# Tinking of transporting a hedgie



## hpmmarcondes (Apr 15, 2013)

Hello. I live in brazil now for about 3 years and i recently discoverd that selling ou buying hedgehogs turned iliguel 2 years ago (as the same time i wanted to get another hedgie). so i have been tring meaningless to get one here, and the only way possible is if i enter the country with one. the only option that i see is going to argentina (i normally go there for visits) and taking him with me back to Brazil. but the plane ride is about 3 hours and i dont think they allow any animal to go with you. so, i would have to risk him going in the carier (wich i thing is cold, yes? not to meantion the 2 000 dollars fee). But what i really want to know is, would hedgehog be ok in the carier? is it too strasefull for the hedgehog? 

ps; sorry bout my inglish

thanks


----------



## Kelcey (Mar 28, 2013)

I think anyone on here is going to suggest that not getting a hedgehog in an area where they are illegal is best.

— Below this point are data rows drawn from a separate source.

int32_t eh_create(const eh_model_desc* d, eh_handle** out) {
    if (!d || !out) return fail(nullptr, EH_EINVAL, "eh_create: null argument");
    *out = nullptr;
    if (d->struct_size != (int32_t)sizeof(eh_model_desc)) return fail(nullptr, EH_EINVAL, "eh_create: struct_size %d != %zu", d->struct_size, sizeof(eh_model_desc));
    MechInfo mi;
    if (!mech_info(d->mech, &mi, d)) return fail(nullptr, EH_EUNSUPPORTED, "eh_create: unknown mechanistic model id %d (no silent fallback)", d->mech);
    const int seqk = (d->activation == EH_ACT_PER_NET && d->n_hidden >= 0 && d->n_hidden <= EH_MAX_HIDDEN && d->n_nets >= 0 && d->n_nets <= EH_MAX_NETS) ? seq_desc_check(d) : 0;
    if (seqk < 0) return seqk;
    const bool seq = seqk == 1;
    if (d->mech == EH_MECH_PROGRAM) {
        if (d->n_params < 1 || d->n_params > EH_MAX_PARAMS) return fail(nullptr, EH_EINVAL, "eh_create: a program takes 1..%d parameters, descriptor has %d", EH_MAX_PARAMS, d->n_params);
        if (d->prog_len < 1 || d->prog_len > EH_MAX_PROG) return fail(nullptr, EH_EUNSUPPORTED, "eh_create: program of %d instructions (1..%d)", d->prog_len, EH_MAX_PROG);
        if (d->prog_n_const < 0 || d->prog_n_const > EH_MAX_PROG_CONST) return fail(nullptr, EH_EUNSUPPORTED, "eh_create: program with %d constants (0..%d)", d->prog_n_const, EH_MAX_PROG_CONST);
        if (d->prog_n_forc < 0 || d->prog_n_forc > EH_MAX_FORC) return fail(nullptr, EH_EINVAL, "eh_create: program with %d forcings (0..%d)", d->prog_n_forc, EH_MAX_FORC);
        if (d->prog_n_out < 1 || d->prog_n_out > EH_MAX_PROG_OUT) return fail(nullptr, EH_EUNSUPPORTED, "eh_create: program with %d outputs (1..%d)", d->prog_n_out, EH_MAX_PROG_OUT);
        auto slot_ok = [&](unsigned sl, int upto) {
            if (sl < EH_PROG_SLOT_FORC) return (int)sl < d->n_params;
            if (sl < EH_PROG_SLOT_CONST) return (int)sl - EH_PROG_SLOT_FORC < d->prog_n_forc;
            if (sl < EH_PROG_SLOT_INSTR) return (int)sl - EH_PROG_SLOT_CONST < d->prog_n_const;
            return (int)sl - EH_PROG_SLOT_INSTR < upto;
        };
        for (int i = 0; i < d->prog_len; ++i) {
            const unsigned w = d->prog_code[i], op = w & 255u;
            if (op >= EH_OP_COUNT) return fail(nullptr, EH_EUNSUPPORTED, "eh_create: program instruction %d has unknown opcode %u", i, op);
            const int nop = (op == EH_OP_SELECT) ? 3 : (op == EH_OP_NEG || op == EH_OP_EXP || op == EH_OP_LOG || op == EH_OP_SQRT || op == EH_OP_TANH ||
                                                        op == EH_OP_SIGMOID || op == EH_OP_ABS || op == EH_OP_SIN || op == EH_OP_COS) ? 1 : 2;
            const unsigned sl[3] = {(w >> 8) & 255u, (w >> 16) & 255u, w >> 24};
            for (int k = 0; k < 3; ++k) {
                if (k < nop ? !slot_ok(sl[k], i) : sl[k] != 0u)
                    return fail(nullptr, EH_EINVAL, "eh_create: program instruction %d, operand %d names slot %u (undefined at that point, or a non-zero unused operand)", i, k, sl[k]);
// ... 276 lines not shown
    }
    tick("pset / bn / gacc");
    h->slab_rows = lform ? (int)EH_LFORM_ROWS : h->max_blocks;
    HIPCHK_C(hipMalloc(&h->slab, (std::max((size_t)h->slab_rows * std::max(h->n_acc, EH_EVAL_STATS * n.T), (size_t)1 << 20) + 16) * sizeof(float)));
    HIPCHK_C(hipMalloc(&h->gradbuf, (size_t)h->n_acc * sizeof(float)));
    HIPCHK_C(hipMalloc(&h->mombuf, EH_MAX_TARG * EH_EVAL_STATS * sizeof(float)));
    HIPCHK_C(hipMemset(h->mombuf, 0, EH_MAX_TARG * EH_EVAL_STATS * sizeof(float)));
    HIPCHK_C(hipMalloc(&h->tcount, 3 * EH_MAX_TARG * sizeof(float)));
    HIPCHK_C(hipMemset(h->tcount, 0, 3 * EH_MAX_TARG * sizeof(float)));
    HIPCHK_C(hipMalloc(&h->inv_n, EH_TT * EH_MAX_TARG * sizeof(float)));
    HIPCHK_C(hipMemset(h->inv_n, 0, EH_TT * EH_MAX_TARG * sizeof(float)));
    HIPCHK_C(hipMemset(h->gradbuf, 0, (size_t)h->n_acc * sizeof(float)));
    tick("slab + small buffers");
    if (seq) {
        std::vector<unsigned char> wf((size_t)n.n_theta, 0);
        const int* o = h->seq_off;
        std::fill(wf.begin() + o[EH_SEQ_WIN], wf.begin() + o[EH_SEQ_BIN], (unsigned char)1);
        std::fill(wf.begin() + o[EH_SEQ_WHD], wf.begin() + o[EH_SEQ_BHD], (unsigned char)1);
        std::fill(wf.begin() + o[EH_SEQ_WOUT], wf.begin() + o[EH_SEQ_BOUT], (unsigned char)1);
        HIPCHK_C(hipMalloc(&h->wflag, wf.size()));
        HIPCHK_C(hipMemcpy(h->wflag, wf.data(), wf.size(), hipMemcpyHostToDevice));
    }
    else if (!lform) { if (int rc = build_maps(h, true)) { g_create_err = h->err; eh_destroy(h); return rc; } }
    else {
        std::vector<unsigned char> wf((size_t)n.n_theta, 0);
        for (int k = 0; k < h->l_nnets; ++k)
            for (int l = 0; l < h->l_net[k].nl; ++l) std::fill(wf.begin() + h->l_net[k].woff[l], wf.begin() + h->l_net[k].boff[l], (unsigned char)1);
        HIPCHK_C(hipMalloc(&h->wflag, wf.size()));
        HIPCHK_C(hipMemcpy(h->wflag, wf.data(), wf.size(), hipMemcpyHostToDevice));
    }
    tick("maps");
    {
        std::vector<float> img0((size_t)arch->img_floats, 0.0f);
        for (int j = 0; j < d->n_params; ++j) {
            if (d->param_kind[j] == EH_PAR_FIXED) img0[arch->phi_off + EH_IMG_PHI + j] = d->param_default[j];
            img0[arch->phi_off + EH_IMG_LO + j] = d->param_lower[j];
            img0[arch->phi_off + EH_IMG_SC + j] = d->param_upper[j] - d->param_lower[j];
        }
        for (int p = 0; p < 32; ++p) { img0[arch->phi_off + EH_IMG_BNM + p] = 0.0f; img0[arch->phi_off + EH_IMG_BNR + p] = d->input_batchnorm ? 1.0f / std::sqrt(1.0f + EH_BN_EPS) : 1.0f; }
        for (int k = 0; k < (lform ? 0 : n_nets); ++k)
            for (int l = net_d[k]; l < nl; ++l)
                for (int i = 0; i < net_w[k][l]; ++i)
                    img0[arch->wh_off + (size_t)(l - 1) * arch->hp * arch->sh + (size_t)(h->net_r0[k][l] + i) * arch->sh + h->net_r0[k][l - 1] + i] = 1.0f;
        auto put_int = [&](int slot, int v) { memcpy(&img0[arch->phi_off + slot], &v, sizeof(int)); };
        if (!lform && !seq) {
            for (int l = 0; l <= d->n_hidden; ++l) { put_int(EH_IMG_WOFF + l, lw_off[l]); put_int(EH_IMG_BOFF + l, lb_off[l]); }
            for (int l = 0; l < d->n_hidden; ++l) put_int(EH_IMG_WIDTH + l, tot_w[l]);
        }
        for (int j = 0; j < d->n_params; ++j)
            if (d->param_kind[j] == EH_PAR_GLOBAL) put_int(EH_IMG_GPAR + d->param_index[j], j);
        HIPCHK_C(hipMalloc(&h->image, img0.size() * sizeof(float)));
        HIPCHK_C(hipMemcpy(h->image, img0.data(), img0.size() * sizeof(float), hipMemcpyHostToDevice));
        EhImg& im = h->img;
        im.image = h->image; im.imap = h->imap; im.g_off = n.g_off; im.phi_off = arch->phi_off;
        im.l2c = 0.0f; im.l2w = nullptr; im.n_theta = n.n_theta; im.b_off = arch->b_off; im.wflag = h->wflag;
        im.agg_a = 1.0f; im.l2s = 1.0f;
        HIPCHK_C(hipMalloc(&h->l2val, sizeof(float)));
        HIPCHK_C(hipMemset(h->l2val, 0, sizeof(float)));
        {
            int nw = 0;
            if (seq) nw = (h->seq_off[EH_SEQ_BIN] - h->seq_off[EH_SEQ_WIN]) + (h->seq_off[EH_SEQ_BHD] - h->seq_off[EH_SEQ_WHD]) + (h->seq_off[EH_SEQ_BOUT] - h->seq_off[EH_SEQ_WOUT]);
            else if (lform) { for (int k = 0; k < h->l_nnets; ++k) for (int l = 0; l < h->l_net[k].nl; ++l) nw += h->l_net[k].in[l] * h->l_net[k].out[l]; }
            else for (const EhEntry& e : enumerate_entries(h)) nw += e.col >= 0 ? 1 : 0;
            h->n_weights = nw;
        }
        for (int j = 0; j < d->n_params; ++j)
            if (d->param_kind[j] == EH_PAR_GLOBAL) {
                const int g = d->param_index[j];
                im.glob_par[g] = j; im.glo[g] = d->param_lower[j]; im.ghi[g] = d->param_upper[j];
            }
        tick("image");
        hipLaunchKernelGGL(eh_image_kernel, dim3((unsigned)((nt + 255) / 256)), dim3(256), 0, h->stream, TH(h), (int)nt, h->img);
        HIPCHK_C(hipGetLastError());
        tick("image kernel launch");
        HIPCHK_C(hipStreamSynchronize(h->stream));
        tick("synchronize");
    }
#undef HIPCHK_C
    if (h->act == EH_ACT_PER_NET && !h->lform && !h->seq && !jit_entry(h)) {
        const std::string log = h->jit_log;
        eh_destroy(h);
        return fail(nullptr, EH_EUNSUPPORTED, "eh_create: per-net activations need the run-time compiled kernel, which failed to build: %.600s", log.c_str());
    }
    *out = h;
    return EH_OK;
}

int32_t eh_destroy(eh_handle* h) {
    if (!h) return EH_OK;
    (void)hipSetDevice(h->device);
    if (h->own_stream) (void)hipStreamSynchronize(h->own_stream);
    for (auto e : h->ev) (void)hipEventDestroy(e);
    for (auto& g : h->graphs) (void)hipGraphExecDestroy(g.exec);
    for (auto& e : h->jit) { if (e->worker.joinable()) e->worker.join(); eh_jit_release(&e->k); }
    eh_comm_release(h);
    (void)hipSetDevice(h->device);
    (void)hipFree(h->pset); (void)hipFree(h->opt_tab);
    (void)hipFree(h->gacc); (void)hipFree(h->ord); if (h->ord_err) (void)hipHostFree(h->ord_err); (void)hipFree(h->bn_part); (void)hipFree(h->bn_run); (void)hipFree(h->bn_shift); (void)hipFree(h->bn_stat); (void)hipFree(h->tcount); (void)hipFree(h->mombuf); (void)hipFree(h->slab); (void)hipFree(h->gradbuf); (void)hipFree(h->inv_n);
    (void)hipFree(h->prog); (void)hipFree(h->l2val); (void)hipFree(h->l2w); (void)hipFree(h->loss_hist); (void)hipFree(h->perm); (void)hipFree(h->out_buf); (void)hipFree(h->idx_buf);
    eval_host_release(h);
    lbfgs_release(h);
    (void)hipFree(h->mech_ws); (void)hipFree(h->l_ws); (void)hipFree(h->l_split); (void)hipFree(h->l_dk); (void)hipFree(h->l_lprog); (void)hipFree(h->wflag);
    (void)hipFree(h->stamps); (void)hipFree(h->image); (void)hipFree(h->imap); (void)hipFree(h->rmap);
    (void)hipFree(h->split[0].recs); (void)hipFree(h->split[1].recs); (void)hipFree(h->split[0].starts); (void)hipFree(h->split[1].starts); (void)hipFree(h->seq_ws); (void)hipFree(h->chain_part);
    if (h->own_stream) stream_pool_give(h->device, h->own_stream);
    delete h;
    return EH_OK;
}

int32_t eh_n_theta(const eh_handle* h, int64_t* n) {
    if (!h || !n) return EH_EINVAL;
    *n = h->net.n_theta;
    return EH_OK;
}

int32_t eh_set_stream(eh_handle* h, void* s) {
    if (!h) return EH_EINVAL;
    h->stream = s ? (hipStream_t)s : h->own_stream;
    return EH_OK;
}

int32_t eh_synchronize(eh_handle* h) {
    if (!h) return EH_EINVAL;
    HIPCHK(h, hipSetDevice(h->device));
    FLUSH(h);
    HIPCHK(h, hipStreamSynchronize(h->stream));
    if (h->p2p_on) {
        unsigned c[3] = {0, 0, 0};
        HIPCHK(h, hipMemcpy(c, h->p2p_ctr, sizeof c, hipMemcpyDeviceToHost));
        if (c[1]) return fail(h, EH_EHIP, "eh_synchronize: a cross-GPU exchange ran into its 2 s deadline (a rank is missing or out of step); results are invalid");
    }
    if (h->ord_err && *(volatile unsigned*)h->ord_err)
        return fail(h, EH_EHIP, "eh_synchronize: an ordered step's row of sums did not arrive within its 2 s deadline; results are invalid");
    return EH_OK;
}

static int set_loss_program(eh_handle* h, int target, const uint32_t* code, int32_t n_instr, const float* consts, int32_t n_const, int32_t out_slot, const char* who) {
    if (!h || !code || (n_const > 0 && !consts)) return EH_EINVAL;
    if (h->seq) return fail(h, EH_EUNSUPPORTED, "%s: recorded losses are not built for sequence models", who);
    if (n_instr < 1 || n_instr > EH_MAX_PROG) return fail(h, EH_EUNSUPPORTED, "%s: %d instructions (1..%d)", who, n_instr, EH_MAX_PROG);
    if (n_const < 0 || n_const > EH_MAX_PROG_CONST) return fail(h, EH_EUNSUPPORTED, "%s: %d constants (0..%d)", who, n_const, EH_MAX_PROG_CONST);
    auto slot_ok = [&](unsigned sl, int upto) {
        if (sl < EH_PROG_SLOT_CONST) return sl < 2u;
        if (sl < EH_PROG_SLOT_INSTR) return (int)sl - EH_PROG_SLOT_CONST < n_const;
        return (int)sl - EH_PROG_SLOT_INSTR < upto;
    };
    for (int i = 0; i < n_instr; ++i) {
        const unsigned w = code[i], op = w & 255u;
        if (op >= EH_OP_COUNT) return fail(h, EH_EUNSUPPORTED, "%s: instruction %d has unknown opcode %u", who, i, op);
        const int nop = (op == EH_OP_SELECT) ? 3 : (op == EH_OP_NEG || op == EH_OP_EXP || op == EH_OP_LOG || op == EH_OP_SQRT || op == EH_OP_TANH ||
                                                    op == EH_OP_SIGMOID || op == EH_OP_ABS || op == EH_OP_SIN || op == EH_OP_COS) ? 1 : 2;
        const unsigned sl[3] = {(w >> 8) & 255u, (w >> 16) & 255u, w >> 24};
        for (int k = 0; k < 3; ++k)
            if (k < nop ? !slot_ok(sl[k], i) : sl[k] != 0u) return fail(h, EH_EINVAL, "%s: instruction %d, operand %d names slot %u (undefined at that point, or a non-zero unused operand)", who, i, k, sl[k]);
    }
    if (out_slot < 0 || !slot_ok((unsigned)out_slot, n_instr)) return fail(h, EH_EINVAL, "%s: output slot %d", who, out_slot);
    if (h->net.loss == EH_LOSS_PROGRAM) { HIPCHK(h, hipSetDevice(h->device)); FLUSH(h); }
    EhLossProg1& lp = target < 0 ? static_cast<EhLossProg1&>(h->loss_prog) : h->loss_prog.per[target];
    lp.code.assign(code, code + n_instr);
    lp.consts.assign(consts, consts + n_const);
    lp.out = out_slot;
    h->loss_prog.gen++;
    return EH_OK;
}
int32_t eh_set_loss_program(eh_handle* h, const uint32_t* code, int32_t n_instr, const float* consts, int32_t n_const, int32_t out_slot) {
    if (h) for (int t = 0; t < EH_MAX_TARG; ++t) h->loss_prog.per[t] = EhLossProg1();
    return set_loss_program(h, -1, code, n_instr, consts, n_const, out_slot, "eh_set_loss_program");
}
int32_t eh_set_target_loss_program(eh_handle* h, int32_t target, const uint32_t* code, int32_t n_instr, const float* consts, int32_t n_const, int32_t out_slot) {
    if (!h) return EH_EINVAL;
    if (target < 0 || target >= h->net.T) return fail(h, EH_EINVAL, "eh_set_target_loss_program: target %d of %d", target, h->net.T);
    return set_loss_program(h, target, code, n_instr, consts, n_const, out_slot, "eh_set_target_loss_program");
}

int32_t eh_set_target_losses(eh_handle* h, const int32_t* kinds, int32_t n) {
    if (!h || !kinds) return EH_EINVAL;
    if (n != h->net.T) return fail(h, EH_EINVAL, "eh_set_target_losses: %d losses for %d targets", n, h->net.T);
    unsigned lt = 0;
    bool same = true;
    bool any_prog = false, any_two = false;
    for (int t = 0; t < n; ++t) {
        if (kinds[t] < EH_LOSS_MSE || kinds[t] > EH_LOSS_PROGRAM) return fail(h, EH_EUNSUPPORTED, "eh_set_target_losses: loss %d for target %d is not implemented on the device", kinds[t], t);
        lt |= (unsigned)kinds[t] << (4 * t);
        same = same && kinds[t] == kinds[0];
        any_prog = any_prog || kinds[t] == EH_LOSS_PROGRAM;
        if (kinds[t] == EH_LOSS_PROGRAM && !h->loss_prog.has(t)) return fail(h, EH_ESTATE, "eh_set_target_losses: target %d: EH_LOSS_PROGRAM without a program (eh_set_loss_program / eh_set_target_loss_program first)", t);
        any_two = any_two || (kinds[t] >= EH_LOSS_PEARSONLOSS && kinds[t] <= EH_LOSS_PBKGELOSS) || (kinds[t] == EH_LOSS_RMSE && n > 1);
    }
    if (same) return eh_set_option(h, "training_loss", kinds[0]);
    if (any_two && h->fused) return fail(h, EH_EUNSUPPORTED, "rmse (on a multi-target model) / pearson / kge training losses take forward passes ahead of the step: switch fused_update off first");
    HIPCHK(h, hipSetDevice(h->device));
    FLUSH(h);
    h->net.loss = any_prog ? EH_LOSS_PROGRAM : EH_LOSS_MSE;
    h->net.loss_t = lt;
    {
        const int want = h->lform ? 0 : fast_wanted(h->arch, h->net.K, h->net.P, h->net.T, h->net.mech);
        const int fast = any_two ? 0 : (want & h->fast_user);
        if (!h->lform && fast != h->fast) { h->fast = fast; return build_maps(h, false); }
    }
    return EH_OK;
}
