+__global__ __launch_bounds__(256) void wgrad_combine_kernel(const float* __restrict__ part, int splits, int64_t n, int64_t k,
+                                                            const bf16_t* __restrict__ dy, int64_t ld_dy, const bf16_t* __restrict__ x,
+                                                            int64_t ld_x, int64_t t_main, int64_t t, float* __restrict__ out,
+                                                            int64_t ld_out) {
+  const int64_t k4 = k >> 2, i = (int64_t)blockIdx.x * 256 + threadIdx.x;
+  if (i >= n * k4) return;
+  const int64_t r = i / k4, c = 4 * (i - r * k4);
+  typedef __attribute__((ext_vector_type(4))) float f32x4;
+  const int64_t nk = n * k;
+  const float* src = part + r * k + c;
+  f32x4 s = *reinterpret_cast<const f32x4*>(src);
+  for (int j = 1; j < splits; ++j) {
+    const f32x4 v = *reinterpret_cast<const f32x4*>(src + j * nk);
+#pragma unroll
+    for (int e = 0; e < 4; ++e) s[e] = __fadd_rn(s[e], v[e]);
+  }
+  for (int64_t tt = t_main; tt < t; ++tt) {
+    const float a = bf16_to_f32(dy[tt * ld_dy + r]);
+    const bf16x4 xb = *reinterpret_cast<const bf16x4*>(x + tt * ld_x + c);
+#pragma unroll
+    for (int e = 0; e < 4; ++e) s[e] = fmaf(a, (float)xb[e], s[e]);
+  }
+  *reinterpret_cast<f32x4*>(out + r * ld_out + c) = s;
+}
+
+}
+
+using namespace gmlm;
+
+namespace {
+int wgrad_splits(int64_t t, int64_t n, int64_t k, int splits) {
+  const int64_t tiles = (n / wg::TILE) * (k / wg::TILE), stages = t / wg::BT;
+  int64_t s = splits > 0 ? splits : 256 / tiles;
+  if (s < 1) s = 1;
+  if (s > stages) s = stages;
+  return (int)s;
+}
+}
+
+extern "C" size_t gmlm_wgrad_workspace_bytes(int64_t t, int64_t n, int64_t k, int splits) {
+  if (t < wg::BT || n <= 0 || k <= 0) return 0;
+  return (size_t)wgrad_splits(t, n, k, splits) * (size_t)n * (size_t)k * sizeof(float);
+}
+
+extern "C" int gmlm_wgrad_bf16(const void* dy, int64_t ld_dy, const void* x, int64_t ld_x, int64_t t, int64_t n, int64_t k,
+                               int splits, float* out, int64_t ld_out, int flags, void* workspace, size_t workspace_bytes,
+                               gmlm_stream_t stream) {
+  GMLM_REQUIRE(dy && x && out && workspace, "wgrad_bf16: null pointer");
+  GMLM_REQUIRE(t >= wg::BT && n > 0 && k > 0, "wgrad_bf16: need t >= %d and n, k > 0 (t=%lld n=%lld k=%lld)", wg::BT, (long long)t,
+               (long long)n, (long long)k);
+  GMLM_REQUIRE(n % wg::TILE == 0 && k % wg::TILE == 0, "wgrad_bf16: n and k must be multiples of %d (n=%lld k=%lld)", wg::TILE,
+               (long long)n, (long long)k);
+  GMLM_REQUIRE(ld_dy >= n && ld_x >= k && ld_out >= k, "wgrad_bf16: row stride smaller than the row");
+  GMLM_REQUIRE(ld_dy % 8 == 0 && ld_x % 8 == 0 && ld_out % 4 == 0, "wgrad_bf16: row strides must keep rows 16-byte aligned");
+  GMLM_REQUIRE(((uintptr_t)dy | (uintptr_t)x | (uintptr_t)out | (uintptr_t)workspace) % 16 == 0,
+               "wgrad_bf16: pointers must be 16-byte aligned");
+  GMLM_REQUIRE(splits >= 0 && (flags & ~GMLM_WGRAD_NO_REMAP) == 0, "wgrad_bf16: bad splits / flags");
+  GMLM_REQUIRE(ld_dy < (1ll << 26) && ld_x < (1ll << 26), "wgrad_bf16: row stride too large");
+  const int s = wgrad_splits(t, n, k, splits);
+  const size_t need = (size_t)s * (size_t)n * (size_t)k * sizeof(float);
+  if (workspace_bytes < need) {
+    set_error("wgrad_bf16: workspace of %zu bytes, need %zu", workspace_bytes, need);
+    return GMLM_EWORKSPACE;
+  }
+  const int64_t tiles_k = k / wg::TILE, tiles = (n / wg::TILE) * tiles_k, stages = t / wg::BT;
+  GMLM_REQUIRE(tiles * s < (1ll << 31) && stages < (1ll << 31), "wgrad_bf16: problem too large");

What do they do if they catch you? if they euthanize the animals they find, that would be a big risk to take for the hedgehog.


----------



## hpmmarcondes (Apr 15, 2013)

its.not iliguel if you already own the hedgie. but you do have to pay the 2k fee to be.authorized


----------



## Kelcey (Mar 28, 2013)

I'm not sure what the temperature would be, but Im sure there is something you could buy to keep him warm just for three hours. As far as stress, I don't think it would be harmful depending on the airplane carrier conditions.. You would need to ask them about the conditions where they keep the animals.


----------